From the records below, copy every line that contains the word "extern".

Collected data entries:
──────

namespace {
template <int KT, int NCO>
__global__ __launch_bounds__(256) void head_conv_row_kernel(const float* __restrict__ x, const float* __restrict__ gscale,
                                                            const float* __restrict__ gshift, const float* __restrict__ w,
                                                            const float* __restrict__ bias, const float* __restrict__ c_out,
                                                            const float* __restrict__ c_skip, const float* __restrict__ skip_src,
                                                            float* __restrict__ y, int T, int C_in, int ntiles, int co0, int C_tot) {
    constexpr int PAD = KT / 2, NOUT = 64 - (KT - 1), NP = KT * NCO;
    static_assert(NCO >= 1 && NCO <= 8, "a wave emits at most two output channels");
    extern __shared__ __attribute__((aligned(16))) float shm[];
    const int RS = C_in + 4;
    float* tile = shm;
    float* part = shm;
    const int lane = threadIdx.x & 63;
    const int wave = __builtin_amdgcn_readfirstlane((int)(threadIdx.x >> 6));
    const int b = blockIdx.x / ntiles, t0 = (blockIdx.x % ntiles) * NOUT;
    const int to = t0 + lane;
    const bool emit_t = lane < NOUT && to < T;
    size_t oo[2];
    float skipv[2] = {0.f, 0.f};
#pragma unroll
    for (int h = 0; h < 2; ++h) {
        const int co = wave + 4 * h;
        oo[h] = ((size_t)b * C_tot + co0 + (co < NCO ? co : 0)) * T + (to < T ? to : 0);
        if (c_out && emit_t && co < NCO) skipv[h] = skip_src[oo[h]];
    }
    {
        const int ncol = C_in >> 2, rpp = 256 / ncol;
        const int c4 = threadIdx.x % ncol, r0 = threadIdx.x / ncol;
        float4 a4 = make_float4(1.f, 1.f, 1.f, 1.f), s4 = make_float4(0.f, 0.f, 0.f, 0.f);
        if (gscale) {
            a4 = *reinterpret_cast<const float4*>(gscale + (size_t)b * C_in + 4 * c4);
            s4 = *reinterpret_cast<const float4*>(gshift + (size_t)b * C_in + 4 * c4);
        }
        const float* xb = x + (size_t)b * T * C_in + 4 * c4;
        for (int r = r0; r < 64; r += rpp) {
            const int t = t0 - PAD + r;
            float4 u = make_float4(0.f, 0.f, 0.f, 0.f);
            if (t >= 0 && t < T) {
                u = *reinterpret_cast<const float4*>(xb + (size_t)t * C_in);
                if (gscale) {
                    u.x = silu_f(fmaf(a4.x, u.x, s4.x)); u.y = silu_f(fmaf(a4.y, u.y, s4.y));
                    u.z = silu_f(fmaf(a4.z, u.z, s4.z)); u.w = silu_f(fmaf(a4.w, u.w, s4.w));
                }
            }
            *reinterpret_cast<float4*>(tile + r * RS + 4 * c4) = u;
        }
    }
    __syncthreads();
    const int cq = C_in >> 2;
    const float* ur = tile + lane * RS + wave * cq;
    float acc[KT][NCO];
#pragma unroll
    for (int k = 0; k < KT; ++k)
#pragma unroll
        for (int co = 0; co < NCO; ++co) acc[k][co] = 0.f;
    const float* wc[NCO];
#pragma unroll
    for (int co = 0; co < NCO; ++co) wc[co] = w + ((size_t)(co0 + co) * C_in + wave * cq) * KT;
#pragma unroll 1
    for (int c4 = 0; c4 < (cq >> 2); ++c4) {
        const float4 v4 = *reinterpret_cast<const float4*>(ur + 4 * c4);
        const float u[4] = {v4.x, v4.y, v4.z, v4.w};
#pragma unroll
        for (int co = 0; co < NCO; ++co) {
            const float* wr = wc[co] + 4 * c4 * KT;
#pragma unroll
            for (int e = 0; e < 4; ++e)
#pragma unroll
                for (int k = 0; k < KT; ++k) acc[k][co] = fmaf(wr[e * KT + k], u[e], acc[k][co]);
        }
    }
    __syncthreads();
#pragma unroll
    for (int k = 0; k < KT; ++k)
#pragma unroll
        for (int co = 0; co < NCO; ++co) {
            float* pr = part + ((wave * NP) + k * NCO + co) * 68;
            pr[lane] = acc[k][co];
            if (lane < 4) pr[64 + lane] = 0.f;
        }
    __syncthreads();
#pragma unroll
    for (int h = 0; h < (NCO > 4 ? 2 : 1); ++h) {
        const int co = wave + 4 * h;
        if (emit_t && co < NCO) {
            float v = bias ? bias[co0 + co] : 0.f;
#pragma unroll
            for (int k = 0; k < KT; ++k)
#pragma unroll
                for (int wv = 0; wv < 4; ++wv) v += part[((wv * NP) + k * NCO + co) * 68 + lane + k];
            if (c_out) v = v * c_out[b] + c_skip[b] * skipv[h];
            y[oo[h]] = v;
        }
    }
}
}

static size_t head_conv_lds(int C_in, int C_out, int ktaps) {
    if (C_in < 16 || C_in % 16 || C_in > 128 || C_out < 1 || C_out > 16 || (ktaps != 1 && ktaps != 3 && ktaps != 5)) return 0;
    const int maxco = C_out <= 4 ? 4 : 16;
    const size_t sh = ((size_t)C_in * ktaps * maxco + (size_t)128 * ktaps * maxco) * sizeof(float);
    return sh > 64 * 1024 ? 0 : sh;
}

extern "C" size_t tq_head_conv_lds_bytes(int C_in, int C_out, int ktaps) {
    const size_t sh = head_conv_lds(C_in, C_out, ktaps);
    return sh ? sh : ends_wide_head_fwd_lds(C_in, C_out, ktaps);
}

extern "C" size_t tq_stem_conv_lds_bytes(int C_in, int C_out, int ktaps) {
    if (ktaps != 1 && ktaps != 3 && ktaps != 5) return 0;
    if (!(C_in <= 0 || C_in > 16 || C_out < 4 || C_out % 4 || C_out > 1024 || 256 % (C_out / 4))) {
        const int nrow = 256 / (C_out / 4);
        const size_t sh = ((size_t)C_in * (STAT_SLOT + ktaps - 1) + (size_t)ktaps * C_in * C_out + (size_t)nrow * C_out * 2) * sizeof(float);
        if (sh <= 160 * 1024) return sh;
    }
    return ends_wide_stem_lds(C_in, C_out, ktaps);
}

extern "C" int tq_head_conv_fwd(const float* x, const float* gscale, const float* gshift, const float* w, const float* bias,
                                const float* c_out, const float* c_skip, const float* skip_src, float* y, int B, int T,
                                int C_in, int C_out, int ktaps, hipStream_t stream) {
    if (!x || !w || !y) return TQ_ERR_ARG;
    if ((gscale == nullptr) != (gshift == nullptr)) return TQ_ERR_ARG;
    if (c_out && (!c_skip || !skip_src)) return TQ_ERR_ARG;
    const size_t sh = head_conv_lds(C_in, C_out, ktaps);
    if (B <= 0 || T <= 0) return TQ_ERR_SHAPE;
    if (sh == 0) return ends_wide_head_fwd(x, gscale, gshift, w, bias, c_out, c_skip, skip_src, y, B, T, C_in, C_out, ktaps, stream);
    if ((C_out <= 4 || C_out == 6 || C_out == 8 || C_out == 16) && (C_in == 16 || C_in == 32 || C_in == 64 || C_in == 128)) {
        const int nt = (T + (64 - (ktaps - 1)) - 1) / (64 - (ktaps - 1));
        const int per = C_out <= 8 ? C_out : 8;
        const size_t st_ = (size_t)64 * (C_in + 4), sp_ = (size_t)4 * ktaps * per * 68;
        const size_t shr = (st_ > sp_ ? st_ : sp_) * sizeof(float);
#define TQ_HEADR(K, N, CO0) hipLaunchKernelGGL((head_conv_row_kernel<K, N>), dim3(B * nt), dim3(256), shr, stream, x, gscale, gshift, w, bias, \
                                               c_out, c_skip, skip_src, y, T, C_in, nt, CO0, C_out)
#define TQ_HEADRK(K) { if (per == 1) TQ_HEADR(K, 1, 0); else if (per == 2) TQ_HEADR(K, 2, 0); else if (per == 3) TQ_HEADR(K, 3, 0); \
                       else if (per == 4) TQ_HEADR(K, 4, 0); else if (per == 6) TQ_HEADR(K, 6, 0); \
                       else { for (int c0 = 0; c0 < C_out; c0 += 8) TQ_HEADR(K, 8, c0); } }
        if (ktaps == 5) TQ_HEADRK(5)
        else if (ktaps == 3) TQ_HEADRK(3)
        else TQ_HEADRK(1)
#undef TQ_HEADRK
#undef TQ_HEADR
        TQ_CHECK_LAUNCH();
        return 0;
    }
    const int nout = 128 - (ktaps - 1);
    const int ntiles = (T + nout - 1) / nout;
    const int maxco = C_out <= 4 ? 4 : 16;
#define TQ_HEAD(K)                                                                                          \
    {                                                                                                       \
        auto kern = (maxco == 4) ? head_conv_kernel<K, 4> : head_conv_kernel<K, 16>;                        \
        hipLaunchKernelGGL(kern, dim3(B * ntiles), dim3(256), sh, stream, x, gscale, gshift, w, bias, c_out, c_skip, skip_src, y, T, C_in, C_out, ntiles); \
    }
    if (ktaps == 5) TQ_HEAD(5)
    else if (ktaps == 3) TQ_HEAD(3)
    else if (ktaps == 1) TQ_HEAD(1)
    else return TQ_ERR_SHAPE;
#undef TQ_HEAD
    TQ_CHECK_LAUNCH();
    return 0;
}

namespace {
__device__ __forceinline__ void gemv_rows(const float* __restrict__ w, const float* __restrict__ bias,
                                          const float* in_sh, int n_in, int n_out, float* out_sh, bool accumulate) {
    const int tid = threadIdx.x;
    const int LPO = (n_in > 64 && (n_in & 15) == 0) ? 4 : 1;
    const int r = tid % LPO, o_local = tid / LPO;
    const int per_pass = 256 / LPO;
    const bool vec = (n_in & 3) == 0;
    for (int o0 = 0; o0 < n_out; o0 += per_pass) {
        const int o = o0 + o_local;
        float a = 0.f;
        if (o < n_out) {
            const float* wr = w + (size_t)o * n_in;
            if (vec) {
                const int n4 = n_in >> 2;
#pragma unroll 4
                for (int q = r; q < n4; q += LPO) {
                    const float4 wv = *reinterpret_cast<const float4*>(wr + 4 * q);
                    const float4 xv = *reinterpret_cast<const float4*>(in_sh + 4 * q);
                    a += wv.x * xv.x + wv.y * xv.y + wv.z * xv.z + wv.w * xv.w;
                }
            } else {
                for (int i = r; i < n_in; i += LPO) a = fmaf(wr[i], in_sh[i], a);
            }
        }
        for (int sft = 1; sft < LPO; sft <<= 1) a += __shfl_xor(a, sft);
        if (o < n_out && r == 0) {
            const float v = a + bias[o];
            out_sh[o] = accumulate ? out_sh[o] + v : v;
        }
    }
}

──────

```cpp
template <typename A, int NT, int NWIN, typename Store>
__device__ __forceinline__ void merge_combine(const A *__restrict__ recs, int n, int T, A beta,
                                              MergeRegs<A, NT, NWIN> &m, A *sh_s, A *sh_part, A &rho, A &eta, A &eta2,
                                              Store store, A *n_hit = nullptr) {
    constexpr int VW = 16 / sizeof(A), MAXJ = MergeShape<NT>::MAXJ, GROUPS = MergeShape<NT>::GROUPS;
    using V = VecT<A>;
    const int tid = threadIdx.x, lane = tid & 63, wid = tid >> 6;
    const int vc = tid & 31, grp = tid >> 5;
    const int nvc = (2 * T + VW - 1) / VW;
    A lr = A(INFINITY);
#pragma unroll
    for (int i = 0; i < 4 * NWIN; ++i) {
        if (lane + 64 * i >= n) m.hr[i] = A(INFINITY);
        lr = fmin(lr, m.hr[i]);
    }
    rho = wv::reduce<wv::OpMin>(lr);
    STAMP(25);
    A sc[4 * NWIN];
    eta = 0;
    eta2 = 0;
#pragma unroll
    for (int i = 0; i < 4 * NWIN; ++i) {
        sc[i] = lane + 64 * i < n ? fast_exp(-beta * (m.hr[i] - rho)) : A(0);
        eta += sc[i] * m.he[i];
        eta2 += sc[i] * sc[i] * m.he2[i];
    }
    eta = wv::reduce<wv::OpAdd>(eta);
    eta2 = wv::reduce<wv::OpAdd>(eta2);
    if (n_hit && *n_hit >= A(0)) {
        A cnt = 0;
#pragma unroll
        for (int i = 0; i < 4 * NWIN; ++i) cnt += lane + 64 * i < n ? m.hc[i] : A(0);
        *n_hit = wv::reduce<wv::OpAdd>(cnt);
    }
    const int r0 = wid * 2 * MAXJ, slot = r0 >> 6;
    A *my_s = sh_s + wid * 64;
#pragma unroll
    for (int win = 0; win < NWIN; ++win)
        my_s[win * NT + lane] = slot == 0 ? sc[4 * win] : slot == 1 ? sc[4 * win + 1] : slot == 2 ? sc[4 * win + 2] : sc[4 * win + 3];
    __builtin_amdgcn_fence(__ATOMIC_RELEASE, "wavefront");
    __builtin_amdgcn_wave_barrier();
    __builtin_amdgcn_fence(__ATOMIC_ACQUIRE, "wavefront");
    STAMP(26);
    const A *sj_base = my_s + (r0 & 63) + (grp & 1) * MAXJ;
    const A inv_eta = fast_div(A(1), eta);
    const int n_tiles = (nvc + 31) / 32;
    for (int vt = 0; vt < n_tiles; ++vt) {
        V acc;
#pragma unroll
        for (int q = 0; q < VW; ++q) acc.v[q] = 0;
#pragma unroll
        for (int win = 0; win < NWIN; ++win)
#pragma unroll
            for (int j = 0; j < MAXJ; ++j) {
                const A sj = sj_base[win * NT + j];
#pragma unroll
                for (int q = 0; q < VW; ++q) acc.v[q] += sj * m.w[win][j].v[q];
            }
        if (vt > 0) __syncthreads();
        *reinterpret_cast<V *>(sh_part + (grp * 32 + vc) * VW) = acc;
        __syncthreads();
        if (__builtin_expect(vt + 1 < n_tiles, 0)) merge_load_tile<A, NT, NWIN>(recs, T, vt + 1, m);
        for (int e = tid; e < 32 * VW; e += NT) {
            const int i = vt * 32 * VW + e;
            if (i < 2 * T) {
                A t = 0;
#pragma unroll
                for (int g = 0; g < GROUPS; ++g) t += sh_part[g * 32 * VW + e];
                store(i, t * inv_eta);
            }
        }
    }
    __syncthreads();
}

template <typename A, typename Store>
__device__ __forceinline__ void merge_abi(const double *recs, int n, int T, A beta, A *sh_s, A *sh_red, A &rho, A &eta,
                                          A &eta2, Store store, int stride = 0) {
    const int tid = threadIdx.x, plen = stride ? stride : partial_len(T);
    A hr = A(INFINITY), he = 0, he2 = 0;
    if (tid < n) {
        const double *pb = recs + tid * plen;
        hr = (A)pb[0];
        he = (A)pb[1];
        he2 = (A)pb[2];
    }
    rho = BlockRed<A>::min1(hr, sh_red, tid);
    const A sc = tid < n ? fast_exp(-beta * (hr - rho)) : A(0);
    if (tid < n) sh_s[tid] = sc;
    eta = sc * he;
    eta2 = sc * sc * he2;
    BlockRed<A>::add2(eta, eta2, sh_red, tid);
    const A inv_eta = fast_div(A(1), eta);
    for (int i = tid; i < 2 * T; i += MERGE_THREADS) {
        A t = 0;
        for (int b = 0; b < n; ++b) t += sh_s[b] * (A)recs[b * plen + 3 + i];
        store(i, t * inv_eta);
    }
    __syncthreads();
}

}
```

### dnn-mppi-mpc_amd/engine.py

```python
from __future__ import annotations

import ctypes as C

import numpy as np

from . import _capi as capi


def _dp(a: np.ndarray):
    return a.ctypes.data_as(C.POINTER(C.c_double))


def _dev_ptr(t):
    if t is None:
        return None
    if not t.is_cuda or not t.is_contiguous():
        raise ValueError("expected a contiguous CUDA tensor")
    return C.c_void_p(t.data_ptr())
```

──────

ANSWER AREA:
    extern __shared__ __attribute__((aligned(16))) float shm[];
extern "C" size_t tq_head_conv_lds_bytes(int C_in, int C_out, int ktaps) {
extern "C" size_t tq_stem_conv_lds_bytes(int C_in, int C_out, int ktaps) {
extern "C" int tq_head_conv_fwd(const float* x, const float* gscale, const float* gshift, const float* w, const float* bias,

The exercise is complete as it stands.